Gel time vs rise time PU foam analysis is one of the most important ways to understand reaction balance in polyurethane foam production.

But these timing values are often read incorrectly.

Many engineers record cream time, gel time, rise time, and tack-free time as separate numbers. Cream time looks acceptable. Gel time is checked against a range. Rise time is checked against a target. Tack-free time is recorded at the end.

That is useful, but incomplete.

The real diagnostic value is not only in the individual numbers. It is in the gap between gel time and rise time.

That gap tells you whether the gelling reaction and blowing reaction are tracking each other correctly.

If rise happens too far before gel, the foam expands before the polymer network is strong enough to hold it. Collapse, settling, weak top skin, and irregular structure can follow.

If gel happens too far before rise, the network locks before full expansion. Tight cells, high density, under-rise, and split surfaces can follow.

This gel time vs rise time PU foam comparison explains how to read cream time, gel time, rise time, and tack-free time together — and how the gel/rise gap can guide catalyst troubleshooting before changing the formulation.

Why Timing Data Matters in PU Foam

Polyurethane foam rise is not a single event. It is a sequence.

The blowing reaction generates CO₂ and expands the foam. The gelling reaction builds viscosity and network strength. The catalyst package controls how fast each reaction develops.

Timing data shows whether those reactions are moving together.

The four most useful timing markers are:

1. Cream time
2. Gel time
3. Rise time
4. Tack-free time

Each marker gives information. But the most important diagnostic is how they relate to each other.

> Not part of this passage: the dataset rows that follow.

ConvArgs make_args(cld_handle h, const ConvLayer& l, const float* x1, const float* x2, float* y, const float* res,
                   const float* cb, const float* tb_row) {
    ConvArgs a{};
    a.x1 = x1; a.x2 = x2; a.c1_real = l.c1_real; a.c1_pad = l.c1_pad; a.c2 = l.c2;
    a.wfrag = l.wfrag; a.bias = l.bias; a.gamma = l.gamma; a.beta = l.beta;
    if (l.cb_off >= 0) { a.cbias = cb + l.cb_off; a.cb_stride = NCB; a.tbias = tb_row ? tb_row + l.cb_off : nullptr; }
    a.res = res; a.y = y; a.c_out = l.c_out; a.ly = l.ly; a.off0 = l.off0; a.orow0 = l.orow0;
    a.wscale_inv = l.g.ain == 1 ? 1.0f / kWScale : 1.0f;
    a.stamps = nullptr;
    (void)h;
    return a;
}

constexpr int kWino1dMinRows = 384;
bool conv5_takes_winograd(int l_in, int c1, int c2, int c_out, long b_pad, int forced) {
    if (!wino1d_supported(l_in, c1, c2, c_out) || forced == CLD_FORM_DIRECT) return false;
    const long widest = c1 > c_out ? c1 : c_out;
    if (b_pad * l_in * widest * 4 >= (1L << 31)) return false;
    return forced == CLD_FORM_WINOGRAD || forced == CLD_FORM_WINOGRAD_WHOLE || forced == CLD_FORM_WINOGRAD_KSPLIT || b_pad >= kWino1dMinRows;
}
int wino_item_form(cld_handle h) {
    const int f = h->force_kernel[CLD_KERNEL_CONV5];
    return f == CLD_FORM_WINOGRAD_WHOLE ? 1 : f == CLD_FORM_WINOGRAD_KSPLIT ? 2 : 0;
}
bool use_wino1d(cld_handle h, const ConvLayer& l, int b_pad) {
    if (!l.ufrag || !l.wino_launch) return false;
    return conv5_takes_winograd(l.g.l_in, l.c1_real, l.c2, l.c_out, b_pad, h->force_kernel[CLD_KERNEL_CONV5]);
}
void count_flop(cld_handle h, const ConvLayer& l, int b_pad, double* alg, double* exec) {
// ... 983 lines not shown
    a.urgency = g->urgency; a.pref_speed = g->pref_speed; a.scale = g->scale; a.reached = g->reached; a.grad_in = grad_in;
    a.loss = loss; a.grad = grad; a.rows = B; a.num_samp = g->num_samp; a.global_t = g->global_t; a.dt = g->dt;
    a.min_progress_dist = g->min_progress_dist;
    return a;
}

static int check_guidance(cld_handle h, const char* fn, const cld_guidance* gd, int B) {
    if (!h->has_decoder) return fail(h, CLD_ERR_STATE, std::string(fn) + ": guidance needs the decoder weights");
    if (!gd->curr_states || (!gd->target_speed && !gd->speed_limit_scale && !gd->acc_limit_scale && !gd->target_pos_scale && !gd->ext_grad && !gd->collision && !gd->map_collision && !h->has_goal))
        return fail(h, CLD_ERR_ARG, std::string(fn) + ": guidance needs curr_states and at least one loss term");
    if (gd->collision) {
        const int rcc = check_collision(h, fn, gd->collision, B);
        if (rcc) return rcc;
    }
    if (gd->map_collision) {
        const int rcc = check_map_collision(h, fn, gd->map_collision, B);
        if (rcc) return rcc;
    }
    if (h->has_goal) {
        const int rcc = check_goal(h, fn, &h->goal, B);
        if (rcc) return rcc;
    }
    if (gd->grad_steps < 0 || gd->final_grad_steps < 0 || gd->grad_steps > 64 || gd->final_grad_steps > 64)
        return fail(h, CLD_ERR_ARG, std::string(fn) + ": grad_steps out of range (0..64)");
    if (gd->optimizer != CLD_GUIDE_ADAM && gd->optimizer != CLD_GUIDE_SGD) return fail(h, CLD_ERR_ARG, std::string(fn) + ": unknown optimizer");
    if (gd->apply_output && gd->final_optimizer != CLD_GUIDE_ADAM && gd->final_optimizer != CLD_GUIDE_SGD)
        return fail(h, CLD_ERR_ARG, std::string(fn) + ": unknown optimizer for the output step");
    if (gd->target_pos_scale && (!gd->target_pos || !gd->target_time)) return fail(h, CLD_ERR_ARG, std::string(fn) + ": target_pos_scale needs target_pos and target_time");
    return CLD_OK;
}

• A cream time that is too fast can suggest early blowing acceleration.
• A gel time that is too late can suggest gelling deficit.
• A rise time that arrives before gel can suggest collapse risk.
• A tack-free time that is delayed can suggest slow surface cure or weak final network development.

The timing values should not be read as isolated pass/fail numbers. They should be read as a reaction profile.

Cream Time: When the Foam Starts to Expand

Cream time is the first visible sign that the blowing reaction is underway. It is the point when the mixed liquid begins to lighten and expand.

In many standard flexible slabstock systems, cream time may be around 8 to 15 seconds, depending on formula, temperature, catalyst package, and production conditions.

Cream time is influenced by:

• Blowing catalyst level
• Water level
• Raw material temperature
• Mixing efficiency
• Isocyanate reactivity
• Ambient conditions
• Foam grade

A very short cream time can suggest that the blowing reaction is starting too aggressively. A very long cream time can suggest a sluggish system, low temperature, weak catalyst activity, or formulation imbalance.

Cream time is important because it sets the starting point of the rise profile. But cream time alone does not tell you the full balance.

A foam can have an acceptable cream time and still collapse later if gel time is too late compared with rise time.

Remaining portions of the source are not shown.